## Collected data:
=======
int pz_fr_batch_invert_dev(pz_ctx* ctx, uint64_t* d_a, size_t n);
int pz_fr_prefix_product_dev(pz_ctx* ctx, const uint64_t* d_a, size_t n, const uint64_t z0[4], uint64_t* d_z);
int pz_permutation_product_dev(pz_ctx* ctx, const uint64_t* d_cols, size_t col_stride, const uint64_t* d_sigma,
                               size_t sigma_stride, size_t m, uint32_t log_n, const uint64_t omega[4],
                               const uint64_t beta[4], const uint64_t gamma[4], const uint64_t delta_start[4],
                               const uint64_t delta[4], const uint64_t z0[4], uint64_t* d_z);
int pz_permutation_product_sets_dev(pz_ctx* ctx, const uint64_t* d_cols, size_t col_stride, const uint64_t* d_sigma,
                                    size_t sigma_stride, size_t m, uint32_t chunk_len, uint32_t log_n, size_t usable_rows,
                                    const uint64_t omega[4], const uint64_t beta[4], const uint64_t gamma[4],
                                    const uint64_t delta[4], uint64_t* d_z, size_t z_stride);
int pz_lookup_permute_dev(pz_ctx* ctx, const uint64_t* d_inputs, size_t n_cols, size_t col_stride,
                          const uint64_t* d_table, size_t rows, uint32_t value_bits, uint64_t* d_perm_inputs,
                          uint64_t* d_perm_tables, size_t out_stride);
int pz_lookup_product_dev(pz_ctx* ctx, const uint64_t* d_inputs, size_t input_stride, const uint64_t* d_table,
                          const uint64_t* d_perm_inputs, size_t perm_input_stride, const uint64_t* d_perm_tables,
                          size_t perm_table_stride, size_t n_lookups, size_t n, const uint64_t beta[4],
                          const uint64_t gamma[4], const uint64_t z0[4], uint64_t* d_z, size_t z_stride);
int pz_quotient_gate_dev(pz_ctx* ctx, const uint64_t* d_adv_ext, size_t adv_stride, const uint64_t* d_sel_ext,
                         size_t sel_stride, size_t n_cols, uint32_t log_ext, uint32_t rot_step, const uint64_t y[4],
                         uint64_t* d_h);
int pz_quotient_permutation_dev(pz_ctx* ctx, const uint64_t* d_cols_ext, size_t col_stride, const uint64_t* d_sigma_ext,
                                size_t sigma_stride, const uint64_t* d_z_ext, size_t z_stride, uint32_t n_sets,
                                uint32_t chunk_len, uint32_t m_total, uint32_t log_ext, uint32_t rot_step,
                                uint32_t last_rotation, const uint64_t* d_l0, const uint64_t* d_l_last,
                                const uint64_t* d_l_active, const uint64_t beta[4], const uint64_t gamma[4],
                                const uint64_t delta[4], const uint64_t coset_g[4], const uint64_t omega_ext[4],
                                const uint64_t y[4], uint64_t* d_h);
int pz_quotient_permutation_part_dev(pz_ctx* ctx, const uint64_t* d_cols_ext, size_t col_stride, const uint64_t* d_sigma_ext,
                                     size_t sigma_stride, const uint64_t* d_z_ext, size_t z_stride, uint32_t n_sets_total,
                                     uint32_t set_lo, uint32_t n_sets, uint32_t chunk_len, uint32_t m_cols, int head, uint32_t log_ext,
                                     uint32_t rot_step, uint32_t last_rotation, const uint64_t* d_l0, const uint64_t* d_l_last,
                                     const uint64_t* d_l_active, const uint64_t beta[4], const uint64_t gamma[4],
                                     const uint64_t delta[4], const uint64_t coset_g[4], const uint64_t omega_ext[4],
                                     const uint64_t y[4], uint64_t* d_h);
int pz_quotient_lookup_dev(pz_ctx* ctx, const uint64_t* d_input_ext, size_t input_stride, const uint64_t* d_table_ext,
                           const uint64_t* d_perm_input_ext, size_t perm_input_stride, const uint64_t* d_perm_table_ext,
                           size_t perm_table_stride, const uint64_t* d_z_ext, size_t z_stride, uint32_t n_lookups,
                           uint32_t log_ext, uint32_t rot_step, const uint64_t* d_l0, const uint64_t* d_l_last,
                           const uint64_t* d_l_active, const uint64_t beta[4], const uint64_t gamma[4], const uint64_t y[4],
                           uint64_t* d_h);
int pz_quotient_finish_dev(pz_ctx* ctx, uint64_t* d_h, uint32_t log_n, uint32_t log_e, const uint64_t coset_g[4],
                           const uint64_t omega_ext[4]);
int pz_fr_distribute_powers_dev(pz_ctx* ctx, uint64_t* d_a, size_t n_cols, size_t col_stride, size_t n,
                                const uint64_t g[4], const uint64_t c[4]);
int pz_fr_lincomb_dev(pz_ctx* ctx, const uint64_t* d_polys, size_t n_cols, size_t col_stride, size_t n,
                      const uint64_t v[4], uint64_t* d_out, int accumulate);
int pz_poly_div_linear_dev(pz_ctx* ctx, const uint64_t* d_coeffs, size_t n_cols, size_t col_stride, size_t n,
                           const uint64_t x[4], uint64_t* d_q, size_t q_stride);
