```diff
     def shuffle(self):
-        p1 = torch.randperm(self.n1, generator=self._gen, device=self.device)
-        p2 = torch.randperm(self.n2, generator=self._gen, device=self.device)
+        p1, p2 = self._take_perms()
         self._materialise(p1, p2)
         self.epoch += 1
 
```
=======
## Work item:
If a line comes after the one containing "size_t perm_table_stride, size_t", leave it out; set down every line of the data before it, and that line itself, exactly.

## Result:
int pz_fr_batch_invert_dev(pz_ctx* ctx, uint64_t* d_a, size_t n);
int pz_fr_prefix_product_dev(pz_ctx* ctx, const uint64_t* d_a, size_t n, const uint64_t z0[4], uint64_t* d_z);
int pz_permutation_product_dev(pz_ctx* ctx, const uint64_t* d_cols, size_t col_stride, const uint64_t* d_sigma,
                               size_t sigma_stride, size_t m, uint32_t log_n, const uint64_t omega[4],
                               const uint64_t beta[4], const uint64_t gamma[4], const uint64_t delta_start[4],
                               const uint64_t delta[4], const uint64_t z0[4], uint64_t* d_z);
int pz_permutation_product_sets_dev(pz_ctx* ctx, const uint64_t* d_cols, size_t col_stride, const uint64_t* d_sigma,
                                    size_t sigma_stride, size_t m, uint32_t chunk_len, uint32_t log_n, size_t usable_rows,
                                    const uint64_t omega[4], const uint64_t beta[4], const uint64_t gamma[4],
                                    const uint64_t delta[4], uint64_t* d_z, size_t z_stride);
int pz_lookup_permute_dev(pz_ctx* ctx, const uint64_t* d_inputs, size_t n_cols, size_t col_stride,
                          const uint64_t* d_table, size_t rows, uint32_t value_bits, uint64_t* d_perm_inputs,
                          uint64_t* d_perm_tables, size_t out_stride);
int pz_lookup_product_dev(pz_ctx* ctx, const uint64_t* d_inputs, size_t input_stride, const uint64_t* d_table,
                          const uint64_t* d_perm_inputs, size_t perm_input_stride, const uint64_t* d_perm_tables,
                          size_t perm_table_stride, size_t n_lookups, size_t n, const uint64_t beta[4],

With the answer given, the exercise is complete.